§ **DESCRIPTION OF THE TASK**: Your answer should consist of the lines in the data below that contain "auto".

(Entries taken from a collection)

# 0xWOLAND/zkvm-pairings

Hardware: AMD Instinct MI355X
Metric: BLS12-381 pairings/s on 2^20 random (G1,G2) pairs; bit-exact Gt vs ref (CPU oracle: the reference's pairings.rs is empty) (higher is better)
Workload: dtype u32

## Files before the change

### zkvm_pairings_amd/csrc/zkp_coop.hip

```cpp
#include "zkp_coop.hpp"
#include "zkp_plan.hpp"
#include "zkp_msm_plan.hpp"

#include <cstdio>
#include <cstdlib>
#include <cstring>
#include <vector>

#include "zkp_coop_prog.inc"
#include "zkp_fp28.hpp"
#include "zkp_coop_mulacc.inc"
#include "zkp_prep_dbl.inc"
#include "zkp_valid_steps.inc"

using namespace zkp28;

namespace {

constexpr int GROUPS = 5;
constexpr int LIG = ZKP_COOP_G;
constexpr int ST_SIZE = ZKP_COOP_ST_SIZE;
constexpr int NLINES = ZKP_COOP_NLINES;
static_assert(zkp::plan::NLINES == NLINES && zkp::plan::ST_SIZE == ST_SIZE && zkp::plan::GROUPS == GROUPS,
              "zkp_plan.hpp (the host's planning arithmetic, checked under sanitizers on the CPU) follows the generated programs");
// ... 6 lines not shown

struct NDev { const uint32_t* cnt; uint32_t base; };
__device__ __forceinline__ uint32_t eff_n(uint32_t n, const NDev& nd) {
    if (!nd.cnt) return n;
    const uint32_t m = *nd.cnt;
    const uint32_t left = m > nd.base ? m - nd.base : 0u;
    return left < n ? left : n;
}

struct CoopArgs {
    const uint32_t* hdr;
    const uint32_t* tbl;
    const uint4* rtbl;
    const int4* consts;
    const int4* lines;
    int4* state;
    const uint64_t* wire_in;
    uint64_t* wire_out;
    uint8_t* ok;
    int* all_ok;
    uint32_t n_checks;
    uint32_t nc;
    uint32_t k;
    uint32_t S;
    uint32_t nconst;
    uint32_t st_off;
    uint32_t chk_off;
    NDev nd;
};

__device__ __forceinline__ void lds_ld(int32_t* x, const int4* lds, int off, int S) {
// ... 162 lines not shown
                    const uint64_t* src = A.wire_in + ((size_t)check + (arg == K_WIRE2 ? A.chk_off : 0u)) * 72 + idx * 6;
                    uint64_t ww[6];
#pragma unroll
                    for (int i = 0; i < 6; i++) ww[i] = src[i];
#pragma unroll
                    for (int i = 0; i < NL; i++) {
                        const int bit = W * i, word = bit >> 6, sh = bit & 63;
                        uint64_t v = ww[word] >> sh;
                        if (sh > 64 - W && word + 1 < 6) v |= ww[word + 1] << (64 - sh);
                        x[i] = (int32_t)(v & (uint64_t)MASK);
                    }
                } else {
                    size_t rec;
                    if (arg == K_LINE) rec = ((size_t)cursor * A.k * 6 + pair6 + idx) * n_checks + check;
                    else rec = (size_t)(idx + A.st_off) * A.nc + check;
                    const int4* src = (arg == K_LINE ? A.lines : (const int4*)A.state) + rec * 4;
                    int4 v0 = src[0], v1 = src[1], v2 = src[2], v3 = src[3];
                    x[0] = v0.x; x[1] = v0.y; x[2] = v0.z; x[3] = v0.w; x[4] = v1.x; x[5] = v1.y; x[6] = v1.z; x[7] = v1.w;
                    x[8] = v2.x; x[9] = v2.y; x[10] = v2.z; x[11] = v2.w; x[12] = v3.x; x[13] = v3.y;
                }
                lds_st(lds, gbase + (int)(w & 63), PS, x);
            }
            cursor += h1;
        } else if (op == OP_GSTORE) {
            const uint32_t w = tbl[off + lig];
            const uint32_t idx = w >> 8;
            const bool part = active && ((w >> 7) & 1);
            int32_t x[NL];
            lds_ld(x, lds, gbase + (int)(w & 63), PS);
            if (arg == K_STATE) {
                if (part) {
                    int4* dst = A.state + ((size_t)(idx + A.st_off) * A.nc + check) * 4;
                    dst[0] = make_int4(x[0], x[1], x[2], x[3]);
                    dst[1] = make_int4(x[4], x[5], x[6], x[7]);
                    dst[2] = make_int4(x[8], x[9], x[10], x[11]);
                    dst[3] = make_int4(x[12], x[13], 0, 0);
                }
            } else {
                uint32_t f[NL];
                canon28(f, x);
                if (part && A.wire_out) {
                    uint64_t o[6] = {0, 0, 0, 0, 0, 0};
#pragma unroll
                    for (int i = 0; i < NL; i++) {
                        const int bit = W * i, word = bit >> 6, sh = bit & 63;
                        o[word] |= (uint64_t)f[i] << sh;
                        if (sh > 64 - W && word + 1 < 6) o[word + 1] |= (uint64_t)f[i] >> (64 - sh);
                    }
                    uint64_t* dst = A.wire_out + (size_t)check * 72 + idx * 6;
#pragma unroll
                    for (int i = 0; i < 6; i++) dst[i] = o[i];
// ... 74 lines not shown
}

__device__ __forceinline__ void ksq_forms(int32_t* xr, int32_t* xi, int32_t* yr, int32_t* yi, bool a_lane, bool v_mine) {
    if (a_lane) {
#pragma unroll
        for (int i = 0; i < NL; i++) {
            const int32_t tr = xr[i] + yr[i], ti = xi[i] + yi[i];
            const int32_t vr = v_mine ? xr[i] : yr[i], vi = v_mine ? xi[i] : yi[i];
            xr[i] = tr;
            xi[i] = ti;
            yr[i] = vi - tr;
            yi[i] = -ti - vr;
        }
    }
}
__global__ void __launch_bounds__(64, KSQ_WAVES) k_ksq(int4* state, uint32_t n_checks_in, uint32_t nc, uint32_t elem_in, uint32_t elem_snap,
                                                           uint32_t nsq, uint64_t snap_mask, NDev nd) {
    extern __shared__ int4 parked[];
    const uint32_t n_checks = eff_n(n_checks_in, nd);
    if (blockIdx.x * KS_CHECKS >= n_checks) return;
    const int lane = threadIdx.x;
    const int r = lane & 3;
    const bool b_lane = r & 1;
    const bool mine_is_v = r == 0 || r == 3;
    const uint32_t check_raw = blockIdx.x * KS_CHECKS + (lane >> 2);
    const bool active = check_raw < n_checks;
    const uint32_t check = active ? check_raw : n_checks - 1;
    const int tu = (r & 2) ? 1 : 3, tv = (r & 2) ? 5 : 2;
    int4* const st = state + (size_t)check * 4;
    auto rec = [&](uint32_t e) -> int4* { return st + (size_t)e * nc * 4; };

    int32_t xr[NL], xi[NL], yr[NL], yi[NL];
    {
        Fp28 u0, u1, v0, v1;
        rec_load(u0, rec(elem_in + 2 * tu));
        rec_load(u1, rec(elem_in + 2 * tu + 1));
        rec_load(v0, rec(elem_in + 2 * tv));
        rec_load(v1, rec(elem_in + 2 * tv + 1));
        const Fp28 &m0 = mine_is_v ? v0 : u0, &m1 = mine_is_v ? v1 : u1, &o0 = mine_is_v ? u0 : v0, &o1 = mine_is_v ? u1 : v1;
        park_st(parked, lane, m0.l, m1.l);
#pragma unroll
        for (int i = 0; i < NL; i++) { xr[i] = m0.l[i]; xi[i] = m1.l[i]; yr[i] = o0.l[i]; yi[i] = o1.l[i]; }
        ksq_forms(xr, xi, yr, yi, !b_lane, r == 0);
    }
    uint32_t snap = elem_snap;
// ... 8 lines not shown
    for (uint32_t it = 0; it < nsq; it++) {
        {
            constexpr uint32_t PL[NL] = {ZKP28_P_LIMBS};
            asm volatile(ZKP_KSQ_BODY_ASM
                         : ZKP_KSQ_BODY_IO(xr, xi, yr, yi)
                         : [p0] "s"(PL[0]), [p1] "s"(PL[1]), [p2] "s"(PL[2]), [p3] "s"(PL[3]), [p4] "s"(PL[4]), [p5] "s"(PL[5]), [p6] "s"(PL[6]),
                           [p7] "s"(PL[7]), [p8] "s"(PL[8]), [p9] "s"(PL[9]), [p10] "s"(PL[10]), [p11] "s"(PL[11]), [p12] "s"(PL[12]),
                           [p13] "s"(PL[13]), [pinv] "s"(ZKP28_PINV)
                         : ZKP_KSQ_BODY_CLOBBERS);
        }
        int l_ = lane;
        asm volatile("" : "+v"(l_));
        const bool a_lane = !(l_ & 1), v_mine = (l_ & 3) == 0;
        if (it < 64 && ((snap_mask >> it) & 1)) {
            const uint32_t chk_ = blockIdx.x * KS_CHECKS + (l_ >> 2);
            int4* const st_ = state + (size_t)(chk_ < n_checks ? chk_ : n_checks - 1) * 4;
            auto rec_ = [&](uint32_t e) -> int4* { return st_ + (size_t)e * nc * 4; };
            const int tu_ = (l_ & 2) ? 1 : 3, tv_ = (l_ & 2) ? 5 : 2;
            if (chk_ < n_checks && a_lane) {
                Fp28 o;
#pragma unroll
                for (int i = 0; i < NL; i++) o.l[i] = xr[i];
                rec_store(rec_(snap + 2 * (v_mine ? tv_ : tu_)), o);
#pragma unroll
                for (int i = 0; i < NL; i++) o.l[i] = xi[i];
                rec_store(rec_(snap + 2 * (v_mine ? tv_ : tu_) + 1), o);
#pragma unroll
                for (int i = 0; i < NL; i++) o.l[i] = yr[i];
                rec_store(rec_(snap + 2 * (v_mine ? tu_ : tv_)), o);
#pragma unroll
                for (int i = 0; i < NL; i++) o.l[i] = yi[i];
                rec_store(rec_(snap + 2 * (v_mine ? tu_ : tv_) + 1), o);
// ... 787 lines not shown
    acc_mul(acc, o.l, o.l);
    Fp28 nrm;
    acc_reduce(nrm.l, acc);
    Fp28 ninv = f_inv(nrm);
    Fp28 zi = f_mul_v(c ? c_neg(p.z) : p.z, ninv);
    Fp28 zi2 = f.sqr(zi);
    Fp28 ax = f.mul(p.x, zi2), ay = f.mul(p.y, f.mul(zi2, zi));
    if (inf) { f_zero(ax); ay = f.one(); }
    if (live) {
        fp28_to_wire(out + 24 * (size_t)i + 6 * c, ax);
        fp28_to_wire(out + 24 * (size_t)i + 12 + 6 * c, ay);
        if (out_inf && c == 0) out_inf[i] = inf ? 1 : 0;
    }
}

__global__ void __launch_bounds__(64) k_batch_inv(int4* state, uint32_t n_checks_in, uint32_t nc, uint32_t Bf, uint32_t elem_n, uint32_t elem_ninv,
                                                  uint32_t count, NDev nd) {
    const uint32_t n_checks = eff_n(n_checks_in, nd);
    const uint32_t B = Bf & 0x7fffffffu;
    const bool fermat = Bf >> 31;
    const uint32_t total = n_checks * count;
    const uint32_t L = (total + B - 1) / B;
    const uint32_t i = blockIdx.x * 64 + threadIdx.x;
    if (i >= L) return;
    auto recno = [&](uint32_t idx) -> size_t { const uint32_t j = idx / n_checks; return ((size_t)j * nc + (idx - j * n_checks)) * 4; };
    int4* N = state + (size_t)elem_n * nc * 4;
    int4* I = state + (size_t)elem_ninv * nc * 4;
    Fp28 acc = f_const(K28_ONE);
    uint32_t cnt = 0;
    Fp28 e_next;
    rec_load(e_next, N + recno(i));
#pragma unroll 1
    for (uint32_t idx = i; idx < total && cnt < B; idx += L, cnt++) {
        Fp28 e = e_next;
        if (idx + L < total && cnt + 1 < B) rec_load(e_next, N + recno(idx + L));
        if (B > 1) {
            rec_store(I + recno(idx), acc);
            if (f_is_zero(e)) e = f_const(K28_ONE);
            fp28_mul(acc, acc, e);
        } else {
            acc = e;
        }
// ... 13 lines not shown
        if (j) {
            const size_t nx = recno(i + (j - 1) * L);
            rec_load(e_next, N + nx);
            rec_load(pre_next, I + nx);
        }
        if (f_is_zero(e)) {
            f_zero(r);
        } else {
            fp28_mul(r, inv, pre);
            fp28_mul(inv, inv, e);
        }
        rec_store(I + at, r);
    }
}

__global__ void __launch_bounds__(64, 2) k_kdec_a(int4* state, uint32_t n_checks_in, uint32_t nc, uint32_t elem_snap, uint32_t count, uint32_t elem_n,
                                                  NDev nd) {
    const uint32_t n_checks = eff_n(n_checks_in, nd);
    if (blockIdx.x * 32u >= n_checks * count) return;
    const uint32_t tid = blockIdx.x * 64 + threadIdx.x;
    const int c = (int)(tid & 1);
    uint32_t e = tid >> 1;
    bool live = e < n_checks * count;
    if (!live) e = n_checks * count - 1;
    const uint32_t sn = e / n_checks, check = e - sn * n_checks;
    int4* const st = state + (size_t)check * 4;
    const uint32_t base = elem_snap + 12 * sn;
    auto rec = [&](uint32_t el) -> int4* { return st + (size_t)el * nc * 4; };
    F2 f{c};
    Fp28 z2, z3, z4, z5;
    rec_load(z2, rec(base + 6 + c));
    rec_load(z3, rec(base + 4 + c));
    rec_load(z4, rec(base + 2 + c));
    rec_load(z5, rec(base + 10 + c));
    const bool z2_zero = f.is_zero(z2);
    Fp28 s5 = f.sqr(z5), o;
    swap_pair(o, s5);
    Fp28 na = c ? c_add(o, s5) : c_sub(s5, o);
    Fp28 s4 = f.sqr(z4);
    na = c_sub(c_add(na, c_add(c_dbl(s4), s4)), c_dbl(z3));
    Fp28 nb = na;
    if (__any(z2_zero)) nb = c_dbl(f.mul(z4, z5));
    Fp28 N = z2_zero ? nb : na, D = z2_zero ? z3 : z2;
    swap_pair(o, D);
    Acc acc;
    acc_zero(acc);
    acc_mul(acc, D.l, D.l);
    acc_mul(acc, o.l, o.l);
    Fp28 n;
    acc_reduce(n.l, acc);
    if (!z2_zero) n = c_dbl(c_dbl(n));
    if (live) {
        int4* dn = rec(base + 8 + c);
        dn[0] = make_int4(N.l[0], N.l[1], N.l[2], N.l[3]);
        dn[1] = make_int4(N.l[4], N.l[5], N.l[6], N.l[7]);
        dn[2] = make_int4(N.l[8], N.l[9], N.l[10], N.l[11]);
        dn[3] = make_int4(N.l[12], N.l[13], z2_zero ? 1 : 0, 0);
        if (c == 0) rec_store(rec(elem_n + sn), n);
    }
}
__global__ void __launch_bounds__(64, 3) k_kdec_b(int4* state, uint32_t n_checks_in, uint32_t nc, uint32_t elem_snap, uint32_t count, uint32_t elem_ninv,
                                                  NDev nd) {
    const uint32_t n_checks = eff_n(n_checks_in, nd);
    if (blockIdx.x * 32u >= n_checks * count) return;
    const uint32_t tid = blockIdx.x * 64 + threadIdx.x;
    const int c = (int)(tid & 1);
    uint32_t e = tid >> 1;
    bool live = e < n_checks * count;
    if (!live) e = n_checks * count - 1;
    const uint32_t sn = e / n_checks, check = e - sn * n_checks;
    int4* const st = state + (size_t)check * 4;
    const uint32_t base = elem_snap + 12 * sn;
    auto rec = [&](uint32_t el) -> int4* { return st + (size_t)el * nc * 4; };
    F2 f{c};
    Fp28 N, D, ninv, z2, z3;
    int d_is_z3;
    {
        const int4* sn_ = rec(base + 8 + c);
        const int4 v0 = sn_[0], v1 = sn_[1], v2 = sn_[2], v3 = sn_[3];
        N.l[0] = v0.x; N.l[1] = v0.y; N.l[2] = v0.z; N.l[3] = v0.w; N.l[4] = v1.x; N.l[5] = v1.y; N.l[6] = v1.z; N.l[7] = v1.w;
        N.l[8] = v2.x; N.l[9] = v2.y; N.l[10] = v2.z; N.l[11] = v2.w; N.l[12] = v3.x; N.l[13] = v3.y;
        d_is_z3 = v3.z;
    }
    rec_load(z2, rec(base + 6 + c));
    rec_load(ninv, rec(elem_ninv + sn));
    D = z2;
    if (__any(d_is_z3 != 0)) {
        Fp28 z3e;
        rec_load(z3e, rec(base + 4 + c));
#pragma unroll
        for (int i = 0; i < NL; i++) D.l[i] = d_is_z3 ? z3e.l[i] : z2.l[i];
    }
    Fp28 dinv = f_mul_v(c ? c_neg(D) : D, ninv);
    Fp28 z1 = f.mul(N, dinv);
    Fp28 t;
    {
        Acc acc;
        acc_zero(acc);
        auto mulacc = [&](const Fp28& a, const Fp28& b, int k) {
            Fp28 ao, bo;
            swap_pair(ao, a);
            swap_pair(bo, b);
            int32_t x1[NL], x2[NL];
#pragma unroll
// ... 5 lines not shown
            acc_mul(acc, x2, bo.l);
        };
        {
            Fp28 o1;
            swap_pair(o1, z1);
            int32_t x[NL], y[NL];
#pragma unroll
            for (int i = 0; i < NL; i++) {
                x[i] = 2 * (o1.l[i] + (c ? o1.l[i] : z1.l[i]));
                y[i] = z1.l[i] - (c ? 0 : o1.l[i]);
            }
            acc_mul(acc, x, y);
        }
        {
            Fp28 z5;
            rec_load(z5, rec(base + 10 + c));
            mulacc(z2, z5, 1);
        }
        {
            Fp28 z4;
            rec_load(z3, rec(base + 4 + c));
            rec_load(z4, rec(base + 2 + c));
            mulacc(z3, z4, -3);
        }
        acc_reduce(t.l, acc);
    }
    Fp28 o;
    swap_pair(o, t);
    Fp28 z0 = c ? c_add(o, t) : c_add(c_sub(t, o), f_const(K28_ONE));
    z0 = f_vred(z0);
    if (live) {
        rec_store(rec(base + c), z0);
        rec_store(rec(base + 8 + c), z1);
    }
}

__global__ void k_fp28_op(int op, const uint64_t* a, const uint64_t* b, size_t n, uint64_t* out) {
    size_t i = (size_t)blockIdx.x * blockDim.x + threadIdx.x;
    if (i >= n) return;
    Fp28 x, y, r;
    fp28_from_wire(x, a + 6 * i);
    if (op <= 2) fp28_from_wire(y, b + 6 * i);
    switch (op) {
        case 0: fp28_mul(r, x, y); break;
        case 1: f_add(r, x, y); break;
        case 2: f_sub(r, x, y); break;
        case 3: r = c_neg(x); break;
        case 4: fp28_mul(r, x, x); break;
// ... 348 lines not shown
        if (out_inf && c == 0) out_inf[sg] = inf ? 1 : 0;
    }
}

__global__ void __launch_bounds__(64) k_primer() {}

}

namespace zkp {

struct CoopProgDev { uint32_t* hdr; uint32_t* tbl; uint4* rtbl; uint32_t nslot; uint32_t nconst; uint32_t wide; };
constexpr int MAX_PIPES = plan::MAX_PIPES;
struct CoopDev;
struct CoopPipe {
    int4* lines;  size_t lines_bytes;
    int4* state;  size_t state_bytes;
    hipStream_t stream;
    hipEvent_t done;
    CoopDev* owner;
    NDev nd;
};
struct CoopDev {
    CoopProgDev progs[ZKP_PROG_COUNT];
    int4* consts;
    CoopPipe pipe[MAX_PIPES];
    plan::Knobs kn;
    bool inv_fermat;
    int cus;
    bool prime_now;
    int prime;
    int4* big_state;
    size_t big_state_bytes;
    int4* vscratch;
    size_t vscratch_bytes;
    hipEvent_t ready;
    struct ProfEv { int cls; hipEvent_t a, b; };
    std::vector<ProfEv>* prof;
    bool prof_phase_c;
    const uint32_t* n_dev;
};

enum { PRIME_PREP, PRIME_KSQ, PRIME_INV };
enum { PROF_PREP = 0, PROF_MILLER, PROF_FEXP_A, PROF_INV, PROF_KSQ, PROF_KDEC_A, PROF_KDEC_B, PROF_C_DEEP, PROF_C_PLAIN, PROF_CLASSES };
struct ProfScope {
    CoopDev* d; hipStream_t s; hipEvent_t b = nullptr;
    ProfScope(CoopDev* d_, hipStream_t s_, int cls) : d(d_), s(s_) {
// ... 103 lines not shown
    if (d->vscratch) (void)hipFree(d->vscratch);
    for (int i = 0; i < MAX_PIPES; i++) {
        if (d->pipe[i].lines) (void)hipFree(d->pipe[i].lines);
        if (d->pipe[i].state) (void)hipFree(d->pipe[i].state);
        if (d->pipe[i].stream) (void)hipStreamDestroy(d->pipe[i].stream);
        if (d->pipe[i].done) (void)hipEventDestroy(d->pipe[i].done);
    }
    if (d->ready) (void)hipEventDestroy(d->ready);
    delete d;
    st->d_prog = nullptr;
    st->available = false;
}

bool coop_selected(const CoopState* st, int kind) { return st->available && kind != 1; }

static hipError_t ensure_buf(int4** p, size_t* cap, size_t bytes) {
    if (bytes <= *cap) return hipSuccess;
    if (*p) { hipError_t e = hipFree(*p); if (e != hipSuccess) return e; *p = nullptr; *cap = 0; }
    hipError_t e = hipMalloc((void**)p, bytes);
    if (e == hipSuccess) { *cap = bytes; zkp_dbg_alloc("coop.buf", *p, bytes); }
    return e;
}
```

§ **TASK RESPONSE**:
    auto rec = [&](uint32_t e) -> int4* { return st + (size_t)e * nc * 4; };
            auto rec_ = [&](uint32_t e) -> int4* { return st_ + (size_t)e * nc * 4; };
    auto recno = [&](uint32_t idx) -> size_t { const uint32_t j = idx / n_checks; return ((size_t)j * nc + (idx - j * n_checks)) * 4; };
    auto rec = [&](uint32_t el) -> int4* { return st + (size_t)el * nc * 4; };
    auto rec = [&](uint32_t el) -> int4* { return st + (size_t)el * nc * 4; };
        auto mulacc = [&](const Fp28& a, const Fp28& b, int k) {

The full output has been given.